Points clés à retenir

  • L’indemnité légale de licenciement pour inaptitude est calculée sur l’ancienneté et le salaire de référence.
  • En cas d’inaptitude d’origine professionnelle, l’indemnité légale est doublée.
  • La convention collective peut prévoir des montants plus élevés – ne l’oubliez pas.
  • L’indemnité de licenciement est en partie exonérée d’impôt, mais pas totalement.
  • Le salarié de plus de 50 ans bénéficie parfois de majorations supplémentaires.
  • Ne signez jamais une rupture conventionnelle sans avoir comparé avec le licenciement pour inaptitude.

Comment se calcule la prime de licenciement pour inaptitude ?
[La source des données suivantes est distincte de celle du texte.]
template <class T> static void fill_limb_table(const lg_params &P, const lg_robot_model &M, float *t) {
    memset(t, 0, sizeof(float) * T::K * Tab<T>::STRIDE);
    for (int k = 0; k < T::K; k++) {
        float *tk = t + k * Tab<T>::STRIDE;
        double Q[T::L][9], Qpar[9] = {1, 0, 0, 0, 1, 0, 0, 0, 1};
        for (int j = 0; j < T::L; j++) {
            int d = k * T::L + j;
            float *tj = tk + j * LG_JS;
            m3_align_x(M.joint_axis[d], Q[j]);
            double QparT[9], QjT[9], Rf[9], tmp[9], Rnew[9];
            m3_tr(Qpar, QparT); m3_tr(Q[j], QjT);
            for (int i = 0; i < 9; i++) Rf[i] = M.joint_rot[d][i];
            m3_mul(QparT, Rf, tmp); m3_mul(tmp, Q[j], Rnew);
            m3_vec(QparT, M.joint_pos[d], tj + J_POS);
            for (int i = 0; i < 9; i++) tj[J_ROT + i] = (float)Rnew[i];
            tj[J_AXIS] = 1.0f; tj[J_AXIS + 1] = 0.0f; tj[J_AXIS + 2] = 0.0f;
            tj[J_MASS] = M.body_mass[d];
            m3_vec(QjT, M.body_com[d], tj + J_COM);
            {
                const float *I6 = M.body_inertia[d];
                double If[9] = {I6[0], I6[1], I6[2], I6[1], I6[3], I6[4], I6[2], I6[4], I6[5]}, T1[9], T2[9];
                m3_mul(QjT, If, T1); m3_mul(T1, Q[j], T2);
                tj[J_INERTIA] = (float)T2[0]; tj[J_INERTIA + 1] = (float)T2[1]; tj[J_INERTIA + 2] = (float)T2[2];
                tj[J_INERTIA + 3] = (float)T2[4]; tj[J_INERTIA + 4] = (float)T2[5]; tj[J_INERTIA + 5] = (float)T2[8];
            }
            tj[J_LO] = M.dof_lower[d]; tj[J_HI] = M.dof_upper[d]; tj[J_VLIM] = M.dof_vel_limit[d];
            tj[J_ARM] = M.dof_armature[d]; tj[J_DAMP] = M.dof_damping[d];
            tj[J_KP] = P.p_gains[d]; tj[J_KD] = P.d_gains[d]; tj[J_Q0] = P.default_dof_pos[d]; tj[J_TLIM] = P.torque_limits[d];
            tj[J_SLO] = P.soft_pos_lower[d]; tj[J_SHI] = P.soft_pos_upper[d]; tj[J_DVL] = P.dof_vel_limits[d];
            float sub = 0.0f;
            for (int jj = j; jj < T::L; jj++) sub += M.body_mass[k * T::L + jj];
            tj[J_SUBM] = sub;
            for (int i = 0; i < 9; i++) Qpar[i] = Q[j][i];
        }
        for (int i = 0; i < T::NPT; i++) {
            float *tp = tk + T::L * LG_JS + 4 * i;
            double QjT[9];
            m3_tr(Q[T::pt_joint(i)], QjT);
            m3_vec(QjT, M.limb_points[k][i].pos, tp); tp[3] = M.limb_points[k][i].radius;
        }
        for (int g = 0; g < T::NGRP; g++) {
            const float *a = M.limb_points[k][T::grp_c0(g)].pos, *b = M.limb_points[k][T::grp_c1(g)].pos;
            const float c[3] = {0.5f * (a[0] + b[0]), 0.5f * (a[1] + b[1]), 0.5f * (a[2] + b[2])};
            float R = 0.0f;
            for (int cap = 0; cap < T::NCAP; cap++) if (T::cap_grp(cap) == g)
                for (int e = 0; e < 2; e++) {
                    const lg_point &pt = M.limb_points[k][e ? T::cap_p1(cap) : T::cap_p0(cap)];
                    const float dx = pt.pos[0] - c[0], dy = pt.pos[1] - c[1], dz = pt.pos[2] - c[2];
                    R = fmaxf(R, sqrtf(dx * dx + dy * dy + dz * dz) + pt.radius);
                }
            tk[Tab<T>::GRP + g] = R * 1.0001f;
        }
        for (int c = 0; c < 4; c++) tk[Tab<T>::BPT + c] = 0.0f;
        if (k < M.num_base_points) { memcpy(tk + Tab<T>::BPT, M.base_points[k].pos, 12); tk[Tab<T>::BPT + 3] = M.base_points[k].radius; }
    }
}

Franchement, sur le papier, la règle est simple. Mais en pratique, c’est un casse-tête. Le calcul de l’indemnité légale de licenciement pour inaptitude suit les mêmes bases que pour un licenciement économique : 1/4 de mois de salaire par année d’ancienneté pour les 10 premières années, puis 1/3 de mois par année au-delà. Source : Service Public.

J’ai testé ça avec un salarié fictif – 8 ans d’ancienneté, 2 500 € de salaire mensuel. Calcul : (2 500 x 1/4) x 8 = 5 000 €. Simple, non ? Sauf que si l’inaptitude est d’origine professionnelle (accident du travail ou maladie professionnelle), l’article L.1226-14 impose de doubler cette indemnité. On passe à 10 000 €.

Le salaire de référence : le vrai piège

Là où ça se corse, c’est le salaire à prendre en compte. La règle officielle : le plus favorable entre la moyenne des 12 derniers mois ou celle des 3 derniers mois (primes incluses). Mais si vous avez été en arrêt maladie longue durée, la moyenne chute. Et les simulateurs en ligne ne vous le disent pas toujours. J’ai vu un collègue perdre près de 1 500 € simplement parce que son employeur avait utilisé la moyenne des 12 mois d’arrêt au lieu de celle des 3 derniers mois travaillés.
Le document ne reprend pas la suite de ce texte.